• **Exercise details**
Work out how many lines in the records below include the string "survivors", and reply with that number alone.

(Stored data entries)
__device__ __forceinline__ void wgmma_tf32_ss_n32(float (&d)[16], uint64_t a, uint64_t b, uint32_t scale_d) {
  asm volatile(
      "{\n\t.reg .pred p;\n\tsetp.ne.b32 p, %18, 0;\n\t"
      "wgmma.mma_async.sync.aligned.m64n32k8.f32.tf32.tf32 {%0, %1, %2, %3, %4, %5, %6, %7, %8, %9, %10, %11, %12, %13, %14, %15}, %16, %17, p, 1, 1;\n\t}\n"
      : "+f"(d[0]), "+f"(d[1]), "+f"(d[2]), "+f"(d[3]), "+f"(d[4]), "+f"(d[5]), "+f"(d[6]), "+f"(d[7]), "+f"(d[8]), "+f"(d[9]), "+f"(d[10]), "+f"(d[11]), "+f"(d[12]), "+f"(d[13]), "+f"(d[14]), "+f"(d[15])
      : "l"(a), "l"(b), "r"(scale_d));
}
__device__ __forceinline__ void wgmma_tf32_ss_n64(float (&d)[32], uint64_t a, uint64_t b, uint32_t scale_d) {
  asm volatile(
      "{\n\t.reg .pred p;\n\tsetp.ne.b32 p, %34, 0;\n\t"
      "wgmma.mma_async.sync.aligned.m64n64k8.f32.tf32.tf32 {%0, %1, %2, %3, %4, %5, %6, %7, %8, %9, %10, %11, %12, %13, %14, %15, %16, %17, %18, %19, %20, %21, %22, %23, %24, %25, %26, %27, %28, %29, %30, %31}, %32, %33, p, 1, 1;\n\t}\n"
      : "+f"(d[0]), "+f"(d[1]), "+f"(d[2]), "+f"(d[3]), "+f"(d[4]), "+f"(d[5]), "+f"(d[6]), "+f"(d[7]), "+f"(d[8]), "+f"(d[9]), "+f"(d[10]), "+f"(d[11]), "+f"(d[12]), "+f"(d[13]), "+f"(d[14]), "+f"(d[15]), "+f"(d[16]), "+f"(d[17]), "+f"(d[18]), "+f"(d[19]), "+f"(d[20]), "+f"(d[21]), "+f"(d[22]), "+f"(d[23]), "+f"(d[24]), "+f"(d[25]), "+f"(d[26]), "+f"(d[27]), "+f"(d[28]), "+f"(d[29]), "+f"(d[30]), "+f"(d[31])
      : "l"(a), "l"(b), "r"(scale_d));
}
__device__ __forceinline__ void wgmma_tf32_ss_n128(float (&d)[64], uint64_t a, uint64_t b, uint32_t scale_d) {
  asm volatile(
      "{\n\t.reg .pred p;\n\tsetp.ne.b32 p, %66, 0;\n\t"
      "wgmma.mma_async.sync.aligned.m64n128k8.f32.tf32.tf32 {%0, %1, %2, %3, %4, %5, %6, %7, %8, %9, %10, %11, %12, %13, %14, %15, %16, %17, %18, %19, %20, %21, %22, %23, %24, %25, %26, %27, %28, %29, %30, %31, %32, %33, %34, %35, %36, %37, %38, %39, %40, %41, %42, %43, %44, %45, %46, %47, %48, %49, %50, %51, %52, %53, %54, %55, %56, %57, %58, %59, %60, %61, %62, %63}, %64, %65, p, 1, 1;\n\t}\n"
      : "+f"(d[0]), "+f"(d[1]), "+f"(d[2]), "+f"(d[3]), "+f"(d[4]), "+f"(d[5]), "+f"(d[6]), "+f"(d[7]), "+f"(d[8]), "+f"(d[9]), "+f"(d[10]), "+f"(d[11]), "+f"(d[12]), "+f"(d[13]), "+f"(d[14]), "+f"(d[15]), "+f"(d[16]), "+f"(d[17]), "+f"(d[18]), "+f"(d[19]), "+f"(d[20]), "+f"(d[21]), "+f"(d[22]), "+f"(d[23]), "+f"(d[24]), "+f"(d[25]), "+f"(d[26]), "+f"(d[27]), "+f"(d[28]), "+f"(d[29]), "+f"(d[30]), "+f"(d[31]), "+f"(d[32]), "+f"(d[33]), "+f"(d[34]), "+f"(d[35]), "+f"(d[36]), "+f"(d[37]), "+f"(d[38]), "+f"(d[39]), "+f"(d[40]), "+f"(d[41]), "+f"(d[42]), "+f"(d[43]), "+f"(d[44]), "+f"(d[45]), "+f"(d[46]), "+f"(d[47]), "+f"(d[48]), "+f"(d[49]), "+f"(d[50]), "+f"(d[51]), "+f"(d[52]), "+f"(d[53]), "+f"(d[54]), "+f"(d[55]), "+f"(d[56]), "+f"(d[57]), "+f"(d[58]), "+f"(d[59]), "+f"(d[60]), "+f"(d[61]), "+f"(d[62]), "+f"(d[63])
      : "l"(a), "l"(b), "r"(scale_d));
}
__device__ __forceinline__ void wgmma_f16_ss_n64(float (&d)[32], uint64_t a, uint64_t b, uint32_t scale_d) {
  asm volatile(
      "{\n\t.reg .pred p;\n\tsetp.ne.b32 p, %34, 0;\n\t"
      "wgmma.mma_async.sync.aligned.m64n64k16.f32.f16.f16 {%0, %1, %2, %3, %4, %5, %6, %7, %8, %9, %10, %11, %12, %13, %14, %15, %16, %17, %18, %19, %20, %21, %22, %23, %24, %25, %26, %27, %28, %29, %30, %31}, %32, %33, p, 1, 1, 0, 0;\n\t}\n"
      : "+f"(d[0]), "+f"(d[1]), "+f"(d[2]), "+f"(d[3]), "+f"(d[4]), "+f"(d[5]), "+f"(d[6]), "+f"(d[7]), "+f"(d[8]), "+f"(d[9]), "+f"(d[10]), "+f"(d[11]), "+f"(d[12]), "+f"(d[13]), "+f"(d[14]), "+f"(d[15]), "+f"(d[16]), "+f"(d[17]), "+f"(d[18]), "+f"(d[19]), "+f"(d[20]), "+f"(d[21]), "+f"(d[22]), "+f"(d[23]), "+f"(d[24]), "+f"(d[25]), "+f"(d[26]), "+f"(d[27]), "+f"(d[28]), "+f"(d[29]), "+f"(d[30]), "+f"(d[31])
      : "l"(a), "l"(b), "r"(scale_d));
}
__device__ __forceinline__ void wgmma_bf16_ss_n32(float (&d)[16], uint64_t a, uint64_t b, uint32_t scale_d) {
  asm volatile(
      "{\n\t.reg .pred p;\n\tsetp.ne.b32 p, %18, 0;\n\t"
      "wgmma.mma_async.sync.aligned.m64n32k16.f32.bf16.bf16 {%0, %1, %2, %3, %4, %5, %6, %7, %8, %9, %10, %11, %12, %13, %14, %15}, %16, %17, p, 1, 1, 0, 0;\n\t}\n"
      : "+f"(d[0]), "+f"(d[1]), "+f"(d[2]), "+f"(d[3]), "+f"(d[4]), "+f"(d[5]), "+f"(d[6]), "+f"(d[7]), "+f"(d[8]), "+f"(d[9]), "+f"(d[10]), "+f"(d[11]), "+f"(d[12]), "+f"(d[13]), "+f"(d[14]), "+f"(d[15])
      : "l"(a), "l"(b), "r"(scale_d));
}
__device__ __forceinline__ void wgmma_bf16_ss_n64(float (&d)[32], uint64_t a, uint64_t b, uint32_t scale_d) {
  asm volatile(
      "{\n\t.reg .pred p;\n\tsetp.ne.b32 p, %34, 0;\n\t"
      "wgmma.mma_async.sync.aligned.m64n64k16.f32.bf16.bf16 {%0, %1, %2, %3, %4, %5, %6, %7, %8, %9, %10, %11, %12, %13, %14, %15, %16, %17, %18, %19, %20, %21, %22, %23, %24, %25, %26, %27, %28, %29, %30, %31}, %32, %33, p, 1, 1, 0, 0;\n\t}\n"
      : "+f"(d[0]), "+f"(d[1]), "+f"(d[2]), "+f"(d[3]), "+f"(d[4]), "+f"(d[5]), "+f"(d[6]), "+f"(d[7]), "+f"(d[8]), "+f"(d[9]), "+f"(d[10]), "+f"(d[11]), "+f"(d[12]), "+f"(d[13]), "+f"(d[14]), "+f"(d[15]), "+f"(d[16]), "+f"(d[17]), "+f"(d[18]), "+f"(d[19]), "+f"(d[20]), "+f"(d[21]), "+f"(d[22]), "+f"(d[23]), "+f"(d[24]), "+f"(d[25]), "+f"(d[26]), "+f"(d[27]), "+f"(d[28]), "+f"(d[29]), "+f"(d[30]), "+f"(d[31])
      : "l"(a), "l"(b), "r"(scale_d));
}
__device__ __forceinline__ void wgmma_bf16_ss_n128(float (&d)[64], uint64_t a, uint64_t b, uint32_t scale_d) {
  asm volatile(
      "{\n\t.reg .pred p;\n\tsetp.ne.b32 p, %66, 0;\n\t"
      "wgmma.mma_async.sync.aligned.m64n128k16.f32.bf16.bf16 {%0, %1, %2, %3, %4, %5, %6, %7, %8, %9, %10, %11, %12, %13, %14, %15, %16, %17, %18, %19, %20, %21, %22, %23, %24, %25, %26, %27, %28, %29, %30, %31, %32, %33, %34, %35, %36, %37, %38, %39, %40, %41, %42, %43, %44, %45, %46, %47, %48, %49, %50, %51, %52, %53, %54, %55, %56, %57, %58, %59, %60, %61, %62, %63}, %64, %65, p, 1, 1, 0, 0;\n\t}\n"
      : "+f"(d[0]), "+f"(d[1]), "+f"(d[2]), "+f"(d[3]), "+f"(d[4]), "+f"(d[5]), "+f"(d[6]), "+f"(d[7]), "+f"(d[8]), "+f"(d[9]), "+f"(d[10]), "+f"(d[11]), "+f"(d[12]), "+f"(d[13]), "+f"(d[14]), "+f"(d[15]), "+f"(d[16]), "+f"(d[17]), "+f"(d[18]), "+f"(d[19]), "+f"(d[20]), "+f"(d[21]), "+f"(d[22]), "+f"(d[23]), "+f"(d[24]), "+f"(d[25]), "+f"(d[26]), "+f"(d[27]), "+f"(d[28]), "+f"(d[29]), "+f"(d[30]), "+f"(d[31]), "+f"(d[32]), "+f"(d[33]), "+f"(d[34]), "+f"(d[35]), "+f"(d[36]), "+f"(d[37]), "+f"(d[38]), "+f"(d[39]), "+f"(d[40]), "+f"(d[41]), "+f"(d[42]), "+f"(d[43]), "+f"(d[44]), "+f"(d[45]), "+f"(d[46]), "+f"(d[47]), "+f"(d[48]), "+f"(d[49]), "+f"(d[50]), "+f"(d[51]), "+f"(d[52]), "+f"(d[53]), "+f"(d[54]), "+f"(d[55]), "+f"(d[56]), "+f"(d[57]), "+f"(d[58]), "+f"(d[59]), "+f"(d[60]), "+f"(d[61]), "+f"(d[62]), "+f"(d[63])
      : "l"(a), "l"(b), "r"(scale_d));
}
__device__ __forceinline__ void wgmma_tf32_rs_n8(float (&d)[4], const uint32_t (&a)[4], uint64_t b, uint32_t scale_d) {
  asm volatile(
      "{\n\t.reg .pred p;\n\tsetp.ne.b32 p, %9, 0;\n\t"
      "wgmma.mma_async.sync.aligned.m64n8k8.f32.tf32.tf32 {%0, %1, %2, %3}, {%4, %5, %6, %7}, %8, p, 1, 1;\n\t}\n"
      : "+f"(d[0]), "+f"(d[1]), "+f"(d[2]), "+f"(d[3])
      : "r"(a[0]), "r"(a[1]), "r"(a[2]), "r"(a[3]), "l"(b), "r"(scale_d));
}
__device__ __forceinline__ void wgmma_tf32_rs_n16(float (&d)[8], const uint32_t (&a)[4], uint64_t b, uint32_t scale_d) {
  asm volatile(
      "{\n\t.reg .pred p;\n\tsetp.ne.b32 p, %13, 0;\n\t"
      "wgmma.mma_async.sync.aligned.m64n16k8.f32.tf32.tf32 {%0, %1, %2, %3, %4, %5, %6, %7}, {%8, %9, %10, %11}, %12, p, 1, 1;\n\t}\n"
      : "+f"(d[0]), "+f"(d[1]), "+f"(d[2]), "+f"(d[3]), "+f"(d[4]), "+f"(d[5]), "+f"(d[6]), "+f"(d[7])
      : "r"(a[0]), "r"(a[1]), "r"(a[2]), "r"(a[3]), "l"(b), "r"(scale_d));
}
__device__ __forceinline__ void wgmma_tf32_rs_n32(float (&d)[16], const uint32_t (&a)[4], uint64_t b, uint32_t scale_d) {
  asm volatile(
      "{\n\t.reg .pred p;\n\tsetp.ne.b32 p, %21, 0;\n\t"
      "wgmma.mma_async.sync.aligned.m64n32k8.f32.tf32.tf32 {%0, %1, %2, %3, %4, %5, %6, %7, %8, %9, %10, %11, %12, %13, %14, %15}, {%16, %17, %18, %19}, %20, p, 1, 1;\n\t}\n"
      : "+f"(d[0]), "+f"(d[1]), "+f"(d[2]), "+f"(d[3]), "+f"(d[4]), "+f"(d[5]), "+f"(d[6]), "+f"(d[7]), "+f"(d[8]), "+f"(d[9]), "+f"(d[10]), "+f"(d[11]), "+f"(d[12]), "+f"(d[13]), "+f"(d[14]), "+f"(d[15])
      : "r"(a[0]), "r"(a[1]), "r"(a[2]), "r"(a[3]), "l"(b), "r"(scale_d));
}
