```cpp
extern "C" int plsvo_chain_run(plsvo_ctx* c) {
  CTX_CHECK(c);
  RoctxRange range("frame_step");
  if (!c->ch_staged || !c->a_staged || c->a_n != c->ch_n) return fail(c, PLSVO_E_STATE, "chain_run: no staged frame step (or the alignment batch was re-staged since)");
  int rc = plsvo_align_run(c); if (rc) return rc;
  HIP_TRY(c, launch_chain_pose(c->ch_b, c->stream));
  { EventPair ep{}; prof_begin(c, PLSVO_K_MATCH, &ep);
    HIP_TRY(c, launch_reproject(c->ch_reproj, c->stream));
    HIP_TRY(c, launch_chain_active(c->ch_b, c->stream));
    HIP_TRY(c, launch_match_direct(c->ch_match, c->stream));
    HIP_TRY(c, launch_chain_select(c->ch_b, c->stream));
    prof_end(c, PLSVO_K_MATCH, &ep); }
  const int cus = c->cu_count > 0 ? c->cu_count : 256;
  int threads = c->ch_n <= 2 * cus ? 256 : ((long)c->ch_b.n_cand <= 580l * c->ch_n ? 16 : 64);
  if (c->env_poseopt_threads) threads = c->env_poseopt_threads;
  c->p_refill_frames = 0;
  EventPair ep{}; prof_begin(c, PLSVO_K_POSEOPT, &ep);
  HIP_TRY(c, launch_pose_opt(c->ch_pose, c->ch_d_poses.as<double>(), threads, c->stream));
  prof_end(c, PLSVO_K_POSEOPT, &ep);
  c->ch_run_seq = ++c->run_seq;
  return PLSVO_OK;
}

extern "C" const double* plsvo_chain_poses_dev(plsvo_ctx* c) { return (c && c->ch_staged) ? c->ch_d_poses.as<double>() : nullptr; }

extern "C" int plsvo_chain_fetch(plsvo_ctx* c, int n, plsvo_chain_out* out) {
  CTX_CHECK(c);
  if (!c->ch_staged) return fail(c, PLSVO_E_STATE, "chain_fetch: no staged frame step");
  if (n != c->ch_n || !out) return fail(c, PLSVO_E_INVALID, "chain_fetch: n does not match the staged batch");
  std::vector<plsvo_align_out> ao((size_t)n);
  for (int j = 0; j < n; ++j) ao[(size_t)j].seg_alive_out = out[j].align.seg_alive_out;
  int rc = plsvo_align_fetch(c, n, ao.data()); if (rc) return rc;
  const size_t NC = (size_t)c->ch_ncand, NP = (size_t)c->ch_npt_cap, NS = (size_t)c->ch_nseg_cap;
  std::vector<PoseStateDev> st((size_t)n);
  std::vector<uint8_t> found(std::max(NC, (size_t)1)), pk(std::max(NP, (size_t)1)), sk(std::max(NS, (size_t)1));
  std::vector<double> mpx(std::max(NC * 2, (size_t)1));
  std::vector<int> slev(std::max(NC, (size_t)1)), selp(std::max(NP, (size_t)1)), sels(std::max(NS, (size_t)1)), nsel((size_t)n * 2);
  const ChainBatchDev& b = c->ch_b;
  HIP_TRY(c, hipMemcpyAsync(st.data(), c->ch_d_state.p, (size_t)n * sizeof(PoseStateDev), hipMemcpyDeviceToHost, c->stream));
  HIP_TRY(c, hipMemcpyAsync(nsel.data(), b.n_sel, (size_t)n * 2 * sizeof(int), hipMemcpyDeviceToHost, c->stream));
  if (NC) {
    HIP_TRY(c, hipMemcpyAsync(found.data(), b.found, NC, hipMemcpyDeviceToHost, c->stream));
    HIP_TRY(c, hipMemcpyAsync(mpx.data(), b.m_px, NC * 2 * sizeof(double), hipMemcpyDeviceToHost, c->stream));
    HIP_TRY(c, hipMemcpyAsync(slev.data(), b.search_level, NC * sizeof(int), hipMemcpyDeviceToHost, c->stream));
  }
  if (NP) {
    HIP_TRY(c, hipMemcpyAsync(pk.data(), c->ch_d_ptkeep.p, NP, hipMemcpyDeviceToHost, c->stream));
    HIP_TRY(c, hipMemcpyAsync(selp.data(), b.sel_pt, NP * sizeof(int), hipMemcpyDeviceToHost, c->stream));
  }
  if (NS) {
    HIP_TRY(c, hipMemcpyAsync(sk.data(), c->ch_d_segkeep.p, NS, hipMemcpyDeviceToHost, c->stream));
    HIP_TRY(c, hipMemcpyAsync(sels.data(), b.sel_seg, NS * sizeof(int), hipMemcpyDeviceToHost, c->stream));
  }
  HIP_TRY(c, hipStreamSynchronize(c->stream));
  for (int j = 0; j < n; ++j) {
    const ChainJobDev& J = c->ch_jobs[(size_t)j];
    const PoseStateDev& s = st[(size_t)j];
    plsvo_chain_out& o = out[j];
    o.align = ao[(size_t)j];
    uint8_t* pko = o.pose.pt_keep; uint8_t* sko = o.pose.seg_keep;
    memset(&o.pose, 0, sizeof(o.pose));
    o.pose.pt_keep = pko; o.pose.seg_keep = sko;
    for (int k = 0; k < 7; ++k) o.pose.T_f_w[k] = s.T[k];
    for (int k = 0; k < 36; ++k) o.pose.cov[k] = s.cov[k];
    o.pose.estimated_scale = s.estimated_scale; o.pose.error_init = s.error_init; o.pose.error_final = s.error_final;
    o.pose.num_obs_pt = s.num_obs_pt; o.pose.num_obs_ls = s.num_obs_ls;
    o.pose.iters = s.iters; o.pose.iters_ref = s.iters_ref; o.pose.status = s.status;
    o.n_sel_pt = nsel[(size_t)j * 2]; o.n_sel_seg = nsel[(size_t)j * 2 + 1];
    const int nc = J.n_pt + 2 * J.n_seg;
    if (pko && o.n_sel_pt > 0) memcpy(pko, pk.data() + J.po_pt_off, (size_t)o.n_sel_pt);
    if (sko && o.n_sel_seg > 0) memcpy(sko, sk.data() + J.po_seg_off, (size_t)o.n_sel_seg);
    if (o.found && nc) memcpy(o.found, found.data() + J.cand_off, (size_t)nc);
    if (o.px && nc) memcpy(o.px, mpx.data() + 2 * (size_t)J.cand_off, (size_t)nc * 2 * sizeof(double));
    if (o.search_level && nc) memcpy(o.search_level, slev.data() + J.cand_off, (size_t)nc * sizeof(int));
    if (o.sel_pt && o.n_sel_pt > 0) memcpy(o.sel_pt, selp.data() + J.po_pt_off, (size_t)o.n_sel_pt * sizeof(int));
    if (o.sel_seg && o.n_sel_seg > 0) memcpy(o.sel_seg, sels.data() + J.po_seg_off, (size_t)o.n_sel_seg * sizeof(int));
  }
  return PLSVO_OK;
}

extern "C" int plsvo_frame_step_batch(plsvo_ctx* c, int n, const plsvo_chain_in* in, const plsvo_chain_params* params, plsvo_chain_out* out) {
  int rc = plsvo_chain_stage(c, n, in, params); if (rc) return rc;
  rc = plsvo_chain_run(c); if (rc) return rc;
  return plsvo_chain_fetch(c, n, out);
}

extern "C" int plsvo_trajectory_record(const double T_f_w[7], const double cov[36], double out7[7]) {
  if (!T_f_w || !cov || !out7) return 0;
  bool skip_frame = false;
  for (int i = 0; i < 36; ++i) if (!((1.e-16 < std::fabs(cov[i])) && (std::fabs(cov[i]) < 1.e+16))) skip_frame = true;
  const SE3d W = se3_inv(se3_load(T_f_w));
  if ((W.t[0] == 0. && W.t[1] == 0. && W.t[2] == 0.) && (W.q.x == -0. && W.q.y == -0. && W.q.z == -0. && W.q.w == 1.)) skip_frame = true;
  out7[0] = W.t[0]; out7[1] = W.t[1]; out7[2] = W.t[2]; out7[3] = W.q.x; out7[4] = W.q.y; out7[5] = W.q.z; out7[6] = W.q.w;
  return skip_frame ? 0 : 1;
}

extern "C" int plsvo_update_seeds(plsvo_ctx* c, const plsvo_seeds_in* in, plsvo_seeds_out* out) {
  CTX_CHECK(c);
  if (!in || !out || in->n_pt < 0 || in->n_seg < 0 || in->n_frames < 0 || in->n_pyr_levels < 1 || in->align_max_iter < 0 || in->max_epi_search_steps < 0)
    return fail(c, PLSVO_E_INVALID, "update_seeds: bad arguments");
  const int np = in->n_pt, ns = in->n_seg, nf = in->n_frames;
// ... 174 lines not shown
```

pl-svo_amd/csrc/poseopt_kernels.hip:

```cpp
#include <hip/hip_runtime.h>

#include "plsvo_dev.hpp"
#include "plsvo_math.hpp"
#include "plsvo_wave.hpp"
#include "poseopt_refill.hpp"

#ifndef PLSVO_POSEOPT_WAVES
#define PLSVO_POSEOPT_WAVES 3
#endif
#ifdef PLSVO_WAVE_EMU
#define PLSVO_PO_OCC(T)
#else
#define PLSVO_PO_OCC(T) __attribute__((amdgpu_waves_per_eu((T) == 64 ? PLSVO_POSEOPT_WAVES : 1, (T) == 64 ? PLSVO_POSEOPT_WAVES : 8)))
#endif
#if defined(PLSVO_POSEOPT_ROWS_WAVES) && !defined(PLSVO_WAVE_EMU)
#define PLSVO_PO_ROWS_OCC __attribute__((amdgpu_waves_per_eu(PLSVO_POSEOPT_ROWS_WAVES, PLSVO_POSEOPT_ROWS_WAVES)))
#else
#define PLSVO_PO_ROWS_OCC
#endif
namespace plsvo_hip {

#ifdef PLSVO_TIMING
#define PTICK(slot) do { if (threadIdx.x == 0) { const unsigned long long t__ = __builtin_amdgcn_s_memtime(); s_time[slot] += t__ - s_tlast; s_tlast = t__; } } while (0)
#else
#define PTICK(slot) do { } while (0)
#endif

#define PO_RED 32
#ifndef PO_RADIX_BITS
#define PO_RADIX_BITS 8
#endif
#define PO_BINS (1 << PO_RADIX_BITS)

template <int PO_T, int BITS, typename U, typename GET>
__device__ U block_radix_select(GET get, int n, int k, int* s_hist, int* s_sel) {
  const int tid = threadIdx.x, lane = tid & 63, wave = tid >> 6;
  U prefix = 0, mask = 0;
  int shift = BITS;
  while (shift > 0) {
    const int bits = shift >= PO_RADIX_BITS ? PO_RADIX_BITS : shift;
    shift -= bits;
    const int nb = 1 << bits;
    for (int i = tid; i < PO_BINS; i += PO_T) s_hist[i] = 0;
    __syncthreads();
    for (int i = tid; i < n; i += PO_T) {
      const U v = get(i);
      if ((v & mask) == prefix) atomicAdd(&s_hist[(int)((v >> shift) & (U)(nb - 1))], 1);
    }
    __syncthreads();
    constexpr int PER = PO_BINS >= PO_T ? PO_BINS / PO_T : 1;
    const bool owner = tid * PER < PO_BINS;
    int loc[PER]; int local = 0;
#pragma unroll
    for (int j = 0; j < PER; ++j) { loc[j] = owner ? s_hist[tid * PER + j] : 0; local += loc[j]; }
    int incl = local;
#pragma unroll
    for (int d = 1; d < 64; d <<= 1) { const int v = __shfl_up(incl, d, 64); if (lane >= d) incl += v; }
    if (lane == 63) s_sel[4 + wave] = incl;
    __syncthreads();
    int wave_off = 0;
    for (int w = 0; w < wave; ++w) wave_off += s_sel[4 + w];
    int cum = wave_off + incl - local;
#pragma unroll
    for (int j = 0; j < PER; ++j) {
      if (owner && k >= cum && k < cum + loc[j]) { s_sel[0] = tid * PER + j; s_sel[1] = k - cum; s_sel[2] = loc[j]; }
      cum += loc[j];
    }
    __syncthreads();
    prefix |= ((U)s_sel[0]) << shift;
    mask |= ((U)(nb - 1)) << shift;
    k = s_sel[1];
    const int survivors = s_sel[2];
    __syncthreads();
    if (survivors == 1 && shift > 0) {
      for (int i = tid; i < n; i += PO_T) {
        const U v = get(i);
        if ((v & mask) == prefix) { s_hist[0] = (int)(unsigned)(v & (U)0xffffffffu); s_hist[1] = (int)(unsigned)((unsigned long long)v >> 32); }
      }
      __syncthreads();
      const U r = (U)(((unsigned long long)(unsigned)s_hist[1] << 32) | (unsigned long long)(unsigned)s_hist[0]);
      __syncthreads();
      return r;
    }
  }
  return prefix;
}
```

• **Written reply**
2